Before writing in the forum I checked several grammar books on the subject and in none of them I found the "rule" you are suggesting, and that is why it was a problem for me. As I stated, in all of them it was reported that a masculine plural name should have the suffix -_êhem. _Can you name any grammar book in which I can find what you are saying please?


----------



## Drink

Are your grammar books talking about Biblical Hebrew or Modern Hebrew?

Any thorough grammar of Biblical Hebrew would mention it.


----------



## vale37

Drink said:


> Are your grammar books talking about Biblical Hebrew or Modern Hebrew?
> 
> Any thorough grammar of Biblical Hebrew would mention it.


Biblical hebrew.


----------



## vale37

Drink said:


> Are your grammar books talking about Biblical Hebrew or Modern Hebrew?
> 
> Any thorough grammar of Biblical Hebrew would mention it.


I continued to search for books on the subject but I couldn’t find any with the rule you affirm exists. Can you please suggest me any specific book (or even better books)? Personally I doubt they exist. My doubt is based upon the fact that there is a rule (of the plural and singular suffixes) that contradicts what you are saying. So, as another member suggested, I can explain the presence of such violation only if it is a very rare case, and not a rule of a sub-rule, that exists as the result of an accident more than anything else.


----------



## radagasty

vale37 said:


> I continued to search for books on the subject but I couldn’t find any with the rule you affirm exists.

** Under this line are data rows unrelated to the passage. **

+      const f32x2 v3 = __builtin_elementwise_fma(c2, t4, t3);
+      const f32x2 v4 = __builtin_elementwise_fma(m2, t4, t3);
+      const f32x2 v5 = __builtin_elementwise_fma(c4, d1, __builtin_elementwise_fma(m5, d3, d5));
+      constexpr int OB = NT * 24 / 256;
+      static_assert((NT * 24) % 256 == 0, "channel record distance in 256-byte units");
+      lds_write2st64_b32<0, OB>(vadr[buf][0], v0[0], v0[1]);
+      lds_write2st64_b32<0, OB>(vadr[buf][1], v1[0], v1[1]);
+      lds_write2st64_b32<0, OB>(vadr[buf][2], v2[0], v2[1]);
+      lds_write2st64_b32<0, OB>(vadr[buf][3], v3[0], v3[1]);
+      lds_write2st64_b32<0, OB>(vadr[buf][4], v4[0], v4[1]);
+      lds_write2st64_b32<0, OB>(vadr[buf][5], v5[0], v5[1]);
+    };
+    using WX = std::integral_constant<bool, DIL == 1>;
+    auto transform_x = [&](auto bufc) {
+      constexpr int buf = decltype(bufc)::value;
+      transform(reinterpret_cast<const char*>(raw) + buf * (RAWBUF * 4) + tsrc_x, WX{}, bufc);
+    };
+    auto transform_t = [&](int chunk, auto bufc) {
+      transform(reinterpret_cast<const char*>(tt) + (uint32_t)chunk * (NPR * TW * 8) + tsrc_t, std::true_type{}, bufc);
+    };
+    auto is_x = [&](int pos) { return pos < npos && (pos & (PER - 1)) < NCH; };
+    static_assert((PER & (PER - 1)) == 0 && NCH >= 4, "stream arithmetic");
+
+    using S0 = std::integral_constant<int, 0>;
+    using S1 = std::integral_constant<int, 1>;
+    issue_loads(S0{});
+    write_raw(0, S0{});
+    issue_loads(S1{});
+    lds_barrier();
+    transform_x(S0{});
+    write_raw(1, S1{});
+    issue_loads(S0{});
+    lds_barrier();
+    auto period = [&](int i, auto par) {
+      constexpr int P = decltype(par)::value;
+      using Q = std::integral_constant<int, 1 - P>;
+      if (is_x(i + 3)) issue_loads(Q{});
+      const int nq = (i + 1) & (PER - 1);
+      const bool nlive = i + 1 < npos;
+      if (nlive) {
+        if (nq < NCH) transform_x(Q{});
+        else if (nq > NCH) transform_t(nq - NCH, Q{});
+      }
+      if (is_x(i + 2)) write_raw(P, par);
+      lds_barrier();
+      if (nlive && nq == NCH) {
+        lds_barrier();
+        transform_t(0, Q{});
+        lds_barrier();
+      }
+    };
+    for (int i = 0; i < npos; i += 2) {
+      period(i, S0{});
+      period(i + 1, S1{});
+    }
+    return;
+  }
+
+  const int half = lane >> 5, n = lane & 31;
+  const int wrow = wave & 1, wfr = wave >> 1;
+  const int tile = 32 * wfr + n;
+  const f32x4* __restrict__ w1 = reinterpret_cast<const f32x4*>(p.w1);
+  const f32x4* __restrict__ w2 = reinterpret_cast<const f32x4*>(p.w2);
+  const uint32_t rec0 = (uint32_t)wrow * (uint32_t)(NCH * NPAIR * 3);
+  int wid = wid0, b, blk;
+  decode(wid, b, blk);
+  f32x4 a_cur[3], a_nxt[3];
+#pragma unroll
+  for (int j = 0; j < 3; ++j) a_cur[j] = w1[(size_t)(rec0 + j) * 64 + lane];
+  const int voffB = (half * NT + tile) * 6;
+  const float oslope = p.slope;
+  const float scale = p.scale;
+
+  __syncthreads();
+  __syncthreads();
+  int it = 0;
+  while (true) {
+    const int s0 = blk * W - SH;
+    f32x16 acc[6];
+#pragma unroll 1
+    for (int ph = 0; ph < 2; ++ph) {
+      const f32x4* __restrict__ wbase = ph == 0 ? w1 : w2;
+      uint32_t rec = rec0;
+#pragma unroll
+      for (int q = 0; q < 6; ++q)
+#pragma unroll
+        for (int r = 0; r < 16; ++r) acc[q][r] = 0.f;
+#pragma unroll
+      for (int i = 0; i < 4; ++i) {
+        const f32x4 bq = *reinterpret_cast<const f32x4*>(bias_s + ph * PG::C + wrow * 32 + 4 * half + 8 * i);
+        acc[1][4 * i] = bq[0]; acc[1][4 * i + 1] = bq[1]; acc[1][4 * i + 2] = bq[2]; acc[1][4 * i + 3] = bq[3];
+      }
+      f32x2 bq[3];
+#pragma unroll
+      for (int qq = 0; qq < 3; ++qq) bq[qq] = *reinterpret_cast<const f32x2*>(Vs + (it & 1) * VBUF + voffB + 2 * qq);
+      for (int chunk = 0; chunk < NCH; ++chunk, ++it) {
+        const float* vb = Vs + (it & 1) * VBUF + voffB;
+        const float* vbn = Vs + ((it + 1) & 1) * VBUF + voffB;
+        const bool more_chunks = chunk + 1 < NCH;
+#pragma unroll
+        for (int s = 0; s < NSTEP; ++s) {
+          const int s2 = s & 1;
+          if (s == NSTEP - 1) lds_barrier();
+          if (s2 == 0) {
+            rec += 3;
+#pragma unroll
+            for (int j = 0; j < 3; ++j) a_nxt[j] = wbase[(size_t)(rec + j) * 64 + lane];
+          }
+#pragma unroll
+          for (int qq = 0; qq < 3; ++qq) {
+            __builtin_amdgcn_sched_barrier(0);
+#pragma unroll
+            for (int t = 0; t < 2; ++t) {
+              const int q = 2 * qq + t, e = s2 * 6 + q;
+              acc[q] = __builtin_amdgcn_mfma_f32_32x32x2f32(a_cur[e >> 2][e & 3], bq[qq][t], acc[q], 0, 0, 0);
+            }
+            __builtin_amdgcn_sched_barrier(0);
+            if (s + 1 < NSTEP || more_chunks)
+              bq[qq] = *reinterpret_cast<const f32x2*>((s + 1 < NSTEP ? vb + (s + 1) * (2 * NT * 6) : vbn) + 2 * qq);
+          }
+          if (s2 == 1) {
+#pragma unroll
+            for (int j = 0; j < 3; ++j) a_cur[j] = a_nxt[j];
+          }
+        }
+      }
+      auto at4 = [&](int r) {
+        const float y0 = acc[0][r], y1 = acc[1][r], y2 = acc[2][r], y3 = acc[3][r], y4 = acc[4][r], y5 = acc[5][r];
+        const float s1 = y1 + y2, d1 = y1 - y2, s2 = y3 + y4, d2 = y3 - y4;
+        f32x4 o;
+        o[0] = (y0 + s1) + s2;
+        o[1] = __builtin_fmaf(2.f, d2, d1);
+        o[2] = __builtin_fmaf(4.f, s2, s1);
+        o[3] = __builtin_fmaf(8.f, d2, d1) + y5;
+        return o;
+      };
+      if (ph == 0) {
+#pragma unroll
+        for (int j = 0; j < 3; ++j) a_cur[j] = w2[(size_t)(rec0 + j) * 64 + lane];
+        int tix[4];
+        if constexpr (DIL == 1) {
+#pragma unroll
+          for (int e = 0; e < 4; ++e) tix[e] = 4 + 4 * tile + e;
+        } else {
+          const int rc0 = tile / Gd::J, jt = tile - rc0 * Gd::J;
+#pragma unroll
+          for (int e = 0; e < 4; ++e) tix[e] = rc0 < DIL ? 4 + rc0 + DIL * (4 * jt + e) : -1;
+        }
+        bool inside[4];
+#pragma unroll
+        for (int e = 0; e < 4; ++e) {
+          const int col = s0 - 8 + tix[e];
+          inside[e] = col >= 0 && col < L;
+        }
+#pragma unroll
+        for (int i = 0; i < 4; ++i)
+#pragma unroll
+          for (int jp = 0; jp < 2; ++jp) {
+            f32x4 oa = at4(4 * i + 2 * jp), ob = at4(4 * i + 2 * jp + 1);
+#pragma unroll
+            for (int e = 0; e < 4; ++e) {
+              oa[e] = inside[e] ? ovk::lrelu(oa[e], oslope) : 0.f;
+              ob[e] = inside[e] ? ovk::lrelu(ob[e], oslope) : 0.f;
+            }
+            float* row = tt + (16 * wrow + 4 * i + 2 * half + jp) * (2 * TW);
+            if constexpr (DIL == 1) {
+              *reinterpret_cast<f32x4*>(row + 2 * tix[0]) = f32x4{oa[0], ob[0], oa[1], ob[1]};
+              *reinterpret_cast<f32x4*>(row + 2 * tix[0] + 4) = f32x4{oa[2], ob[2], oa[3], ob[3]};
+            } else {
+              if (tix[0] >= 0) {
+#pragma unroll
+                for (int e = 0; e < 4; ++e) *reinterpret_cast<f32x2*>(row + 2 * tix[e]) = f32x2{oa[e], ob[e]};
+              }
+            }
+          }
+        lds_barrier();
+        lds_barrier();
+      } else {
+        const int nwid = wid + wstride;
+        const bool more = nwid < wend;
+        const int ob_ = b;
+        if (more) {
+#pragma unroll
+          for (int j = 0; j < 3; ++j) a_cur[j] = w1[(size_t)(rec0 + j) * 64 + lane];
+          wid = nwid;
+          decode(wid, b, blk);
+        }
+        float* outb = p.out + (int64_t)ob_ * p.out_bstride;
+        const float* resb = p.x + (int64_t)ob_ * p.x_bstride;
+        const float* addb = p.add ? p.add + (int64_t)ob_ * p.add_bstride : nullptr;
+        const int col = s0 + 4 * tile;
+        const bool colok = 4 * tile < W && col >= 0 && col < L;
+        const int nv = colok ? L - col : 0;
+        const uint32_t voff = 4u * (uint32_t)half * LD + (colok ? (uint32_t)col : 0u);
+        const size_t mrow = (size_t)wrow * 32u;
+        auto run = [&](auto has_add) {
+          constexpr bool HA = decltype(has_add)::value;
+          constexpr int DEPTH = HA ? 4 : 8;
+          f32x4 rv[DEPTH], av[HA ? DEPTH : 1];
+          auto load = [&](int g) {
+            const size_t rowb = (mrow + (size_t)((g & 3) + 8 * (g >> 2))) * LD;
+            rv[g % DEPTH] = *reinterpret_cast<const f32x4*>(resb + rowb + voff);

Can you please suggest me any specific book (or even better books)? Personally I doubt they exist. My doubt is based upon the fact that there is a rule (of the plural and singular suffixes) that contradicts what you are saying. So, as another member suggested, I can explain the presence of such violation only if it is a very rare case, and not a rule of a sub-rule, that exists as the result of an accident more than anything else.

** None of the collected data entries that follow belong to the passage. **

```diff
@@ -495,8 +511,21 @@
         dims = (B, Hi, Wi, Cin, Ho, Wo, Cout, KH, KW)
         if mult is not None:
             mult = mult.contiguous()
-        lib.conv_forward(x, wk, y, dims, z=z, shift=shift, residual=residual, stride=stride, pad=pad, gather=gather,
-                         virt=vv, act=act, act_scale=act_scale, mult=mult)
+        ctx.up_wk = None
+        routed = False
+        if (UPCONV_COLLAPSED and gather == GATHER_UPSAMPLED and x.is_cuda and x.dtype == torch.bfloat16 and w.dtype == torch.float32
+                and (KH, KW, stride, pad) == (3, 3, 1, 1) and vv == (2 * Hi, 2 * Wi) and (Cin, Cout) in UPCONV_COLLAPSED_PAIRS
+                and residual is None and mult is None and row_scale is None and act != ACT_GELU
+                and B * Ho * Wo >= UPCONV_COLLAPSED_MIN_PIXELS):
+            wf, dg = _upconv_operands(w, ctx.needs_input_grad[0])
+            routed = lib.upconv_forward(x, wf, y, dims, shift=shift, stride=stride, pad=pad, gather=gather, virt=vv, act=act,
+                                        act_scale=act_scale) == 0
+            if routed:
+                ctx.up_wk = dg
+        if not routed:
+            wk = _weight_for(w, row_scale, x.dtype, shadow)
+            lib.conv_forward(x, wk, y, dims, z=z, shift=shift, residual=residual, stride=stride, pad=pad, gather=gather,
+                             virt=vv, act=act, act_scale=act_scale, mult=mult)
         ctx.cfg = (dims, stride, pad, act, act_scale, gather, vv, bias is not None, residual is not None)
         ctx.sinks = sinks
         if mult is not None and (act not in (ACT_NONE, ACT_RELU) or (act == ACT_RELU and residual is not None)):
@@ -525,7 +554,7 @@
         dv, bias_done = _conv_act_backward(gy, ref, mult, act, act_scale, ctx.defer, b_sink if want_b else None, dims)
         gx = g_in
         if ctx.needs_input_grad[0]:
-            gx = _conv_dgrad(x, w, row_scale, dv, g_in, dims, stride, pad, gather, vv, ctx.in_gate, gate_src)
+            gx = _conv_dgrad(x, w, row_scale, dv, g_in, dims, stride, pad, gather, vv, ctx.in_gate, gate_src, ctx.up_wk)
         gw, gb = _conv_param_grads(x, w, row_scale, dv, dims, stride, pad, gather, vv, ctx.needs_input_grad[1], want_b and not bias_done,
                                    w_sink, b_sink)
         gres = (gy if mult is not None else dv) if (has_res and ctx.needs_input_grad[3]) else None
@@ -559,7 +588,7 @@
     return dv, bias_done
 
 
-def _conv_dgrad(x, w, row_scale, dv, g_in, dims, stride, pad, gather, vv, in_gate, gate_src):
+def _conv_dgrad(x, w, row_scale, dv, g_in, dims, stride, pad, gather, vv, in_gate, gate_src, up_wk=None):
     lib = _lib()
     B, Hi, Wi, Cin, Ho, Wo, Cout, KH, KW = dims
     wt = _weight_transposed(w, row_scale, x.dtype)
@@ -567,8 +596,8 @@
     if (gather == GATHER_UPSAMPLED and x.is_cuda and x.dtype == torch.bfloat16 and KH == 3 and KW == 3
             and pad == 1 and vv == (2 * Hi, 2 * Wi) and row_scale is None and (g_in is None or not gate)):
         gx = torch.empty_like(x)
-        lib.conv_forward(dv, _upsampled_dgrad_weight(w, x.dtype), gx, (B, Ho, Wo, Cout, Hi, Wi, Cin, 4, 4), stride=2, pad=1,
-                         residual=g_in, **gate)
+        lib.conv_forward(dv, up_wk if up_wk is not None else _upsampled_dgrad_weight(w, x.dtype), gx, (B, Ho, Wo, Cout, Hi, Wi, Cin, 4, 4),
+                         stride=2, pad=1, residual=g_in, **gate)
         return gx
     if gather == GATHER_UPSAMPLED:
         gxv = torch.empty((B, vv[0], vv[1], Cin), dtype=x.dtype, device=x.device)
diff --git a/include/gwdepth.h b/include/gwdepth.h
--- a/include/gwdepth.h
+++ b/include/gwdepth.h
@@ -138,6 +138,9 @@
 int gwd_upsample_taps_collapse(const float *w, void *wk, int32_t Cout, int32_t Cin, int32_t dtype, void *stream);
 int gwd_upsample_taps_fold(const float *D, float *dw, int32_t Cout, int32_t Cin, void *stream);
 
+int gwd_upconv_collapse(const float *w, void *w_fwd, void *w_dgrad, int32_t Cout, int32_t Cin, void *stream);
+int gwd_upconv_forward(const gwd_conv_desc *d, int32_t max_workgroups, void *stream);
+
 int gwd_tokattn_pair_forward(const gwd_strided *q, const gwd_strided *q2, const gwd_strided *k, const gwd_strided *v,
                              const gwd_strided *o, const gwd_strided *o2, int64_t n_windows, int32_t heads, int32_t e,
                              float scale, int32_t dtype, void *stream);
```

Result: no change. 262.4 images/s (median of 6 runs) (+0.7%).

If, by ‘another member’, you mean me, then that is not what I suggested. When I said that the attestation was _accidental_, I was speaking specifically in reference to מַטֹּתָם and שְׂדוֹתֵיהֶם, where one has the long suffix and the other the short only because these words only come up once each in the OT with the 3mp suffix, and it just so happened that שָׂדוֹת got the long ending and מַטּוֹת the short. If there had been more examples of these words, we might have seen both endings on them.

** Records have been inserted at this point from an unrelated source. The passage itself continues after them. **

static int set_cons(sb_solver *s, const char *who, const int32_t *idx, const float *rest, int32_t m, float compliance,
                    int type, int nv, int nrest) {
// ... 274 lines not shown
    return SB_OK;
}

int finalize_agree(sb_solver *s, int local_rc) {
    const int W = s->desc.world;
    const size_t rec = (size_t)W + 2;
    const std::string my_error = local_rc ? std::string(last_error_text()) : std::string();
    std::vector<uint64_t> mine = agreement_record(s, local_rc != SB_OK);
    std::vector<uint64_t> all((size_t)W * rec);
    const int rc = guarded([&]() -> int {
        int r0 = set_device(s); if (r0) return r0;
        DevBuf<uint64_t> d_all; int64_t acct = 0;
        d_all.alloc((size_t)W * rec, acct);
        HIP_CHECK(hipMemcpy(d_all.p + (size_t)s->desc.rank * rec, mine.data(), rec * sizeof(uint64_t), hipMemcpyHostToDevice));
        NCCL_CHECK(rccl().AllGather(d_all.p + (size_t)s->desc.rank * rec, d_all.p, rec * sizeof(uint64_t), ncclUint8, s->comm, s->stream));
        HIP_CHECK(hipStreamSynchronize(s->stream));
        HIP_CHECK(hipMemcpy(all.data(), d_all.p, all.size() * sizeof(uint64_t), hipMemcpyDeviceToHost));
        return SB_OK;
    });
    if (local_rc) return fail(local_rc, my_error);
    if (rc) return rc;
    return check_agreement(all, W, s->desc.rank);
}

int finalize_link(sb_solver *s) {
    return guarded([&]() -> int {
        int rc = set_device(s); if (rc) return rc;
        if (s->peer.enabled && s->desc.world > 1) {
            if (s->loopback) {
                peer_link(s);
            } else if (s->comm) {
                const int W = s->desc.world;
                hipIpcMemHandle_t mine;
                HIP_CHECK(hipIpcGetMemHandle(&mine, s->peer.mailbox));
                DevBuf<uint8_t> d_all; int64_t acct = 0;
                d_all.alloc((size_t)W * sizeof(mine), acct);
                HIP_CHECK(hipMemcpy(d_all.p + (size_t)s->desc.rank * sizeof(mine), &mine, sizeof(mine), hipMemcpyHostToDevice));
                NCCL_CHECK(rccl().AllGather(d_all.p + (size_t)s->desc.rank * sizeof(mine), d_all.p, sizeof(mine), ncclUint8, s->comm, s->stream));
                HIP_CHECK(hipStreamSynchronize(s->stream));
                std::vector<hipIpcMemHandle_t> all((size_t)W);
                HIP_CHECK(hipMemcpy(all.data(), d_all.p, (size_t)W * sizeof(mine), hipMemcpyDeviceToHost));
                for (int r = 0; r < W; ++r) {
                    if (r == s->desc.rank) continue;
                    bool needed = false;
                    for (const auto &H : s->halos) for (int pr : H->peers) needed |= pr == r;
                    if (!needed) continue;
                    void *p = nullptr;
                    HIP_CHECK(hipIpcOpenMemHandle(&p, all[(size_t)r], hipIpcMemLazyEnablePeerAccess));
                    s->peer.remote[(size_t)r] = (uint32_t *)p; s->peer.opened[(size_t)r] = 1;
                }
                peer_link(s);
            }
        }
        if (std::getenv("SB_PRINT_ALLOC"))
            std::fprintf(stderr, "[alloc] pos3 %p prev %p vel %p wf %p w8 %p T0.stream %p T1.stream %p T0.tiles %p T1.tiles %p\n", (void *)s->d_pos3.p, (void *)s->d_prev.p,
                         (void *)s->d_vel.p, (void *)s->d_wf.p, (void *)s->d_w8.p, (void *)s->tiling[0].stream.p, (void *)s->tiling[1].stream.p,
                         (void *)s->tiling[0].tiles.p, (void *)s->tiling[1].tiles.p);
        HIP_CHECK(hipDeviceSynchronize());
        std::vector<float>().swap(s->pos); std::vector<float>().swap(s->vel); std::vector<float>().swap(s->rest);
        std::vector<int32_t>().swap(s->dist_ij); std::vector<int32_t>().swap(s->vol_ijkl); std::vector<int32_t>().swap(s->bend_ijkl);
        std::vector<float>().swap(s->dist_rest); std::vector<float>().swap(s->vol_rest); std::vector<float>().swap(s->bend_rest);
        s->finalized = true;
        return SB_OK;
    });
}

}

extern "C" {

int sb_finalize(sb_solver *s) {
    if (!s) return fail(SB_ERR_INVALID_ARG, "sb_finalize: null handle");
    if (s->finalized) return fail(SB_ERR_STATE, "sb_finalize called twice");
    if (s->n <= 0) return fail(SB_ERR_STATE, "sb_finalize before sb_set_particles");
    const bool no_comm = (s->desc.debug_flags & SB_DEBUG_NO_COMM) != 0;
    if (s->desc.world > 1 && !s->comm && !s->peer.enabled && !no_comm)
        return fail(SB_ERR_STATE, "sb_finalize: world > 1 needs sb_comm_init first (or halo_transport = SB_TRANSPORT_PEER with sb_peer_connect)");
    int rc = guarded([&]() -> int { return finalize_local(s); });
    if (s->desc.world > 1 && s->comm && !s->loopback) rc = finalize_agree(s, rc);
    if (rc) return rc;
    return finalize_link(s);
}

int sb_synchronize(sb_solver *s) {
    if (!s) return fail(SB_ERR_INVALID_ARG, "sb_synchronize: null handle");
    return guarded([&]() -> int {
        int rc = set_device(s); if (rc) return rc;
        flush_deferred(s);
        HIP_CHECK(hipStreamSynchronize(s->stream));
        check_peer_error(s);
        return SB_OK;
    });
}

I’m not sure what you mean by ‘grammatical accident’, but it is a rule that -_ām _may substitute for -_êhem_ on plurals in -_ôt_. Since you seem so insistent on finding it in a grammar, and since Lambdin seems to be so beloved as an authority here on this forum, I can say that he mentions this rule in §85 of his _Introduction to Biblical Hebrew_.


----------



## vale37

radagasty said:


> If, by ‘another member’, you mean me, then that is not what I suggested. When I said that the attestation was _accidental_, I was speaking specifically in reference to מַטֹּתָם and שְׂדוֹתֵיהֶם, where one has the long suffix and the other the short only because these words only come up once each in the OT with the 3mp suffix, and it just so happened that שָׂדוֹת got the long ending and מַטּוֹת the short. If there had been more examples of these words, we might have seen both endings on them.
> 
> I’m not sure what you mean by ‘grammatical accident’, but it is a rule that -_ām _may substitute for -_êhem_ on plurals in -_ôt_. Since you seem so insistent on finding it in a grammar, and since Lambdin seems to be so beloved as an authority here on this forum, I can say that he mentions this rule in §85 of his _Introduction to Biblical Hebrew_.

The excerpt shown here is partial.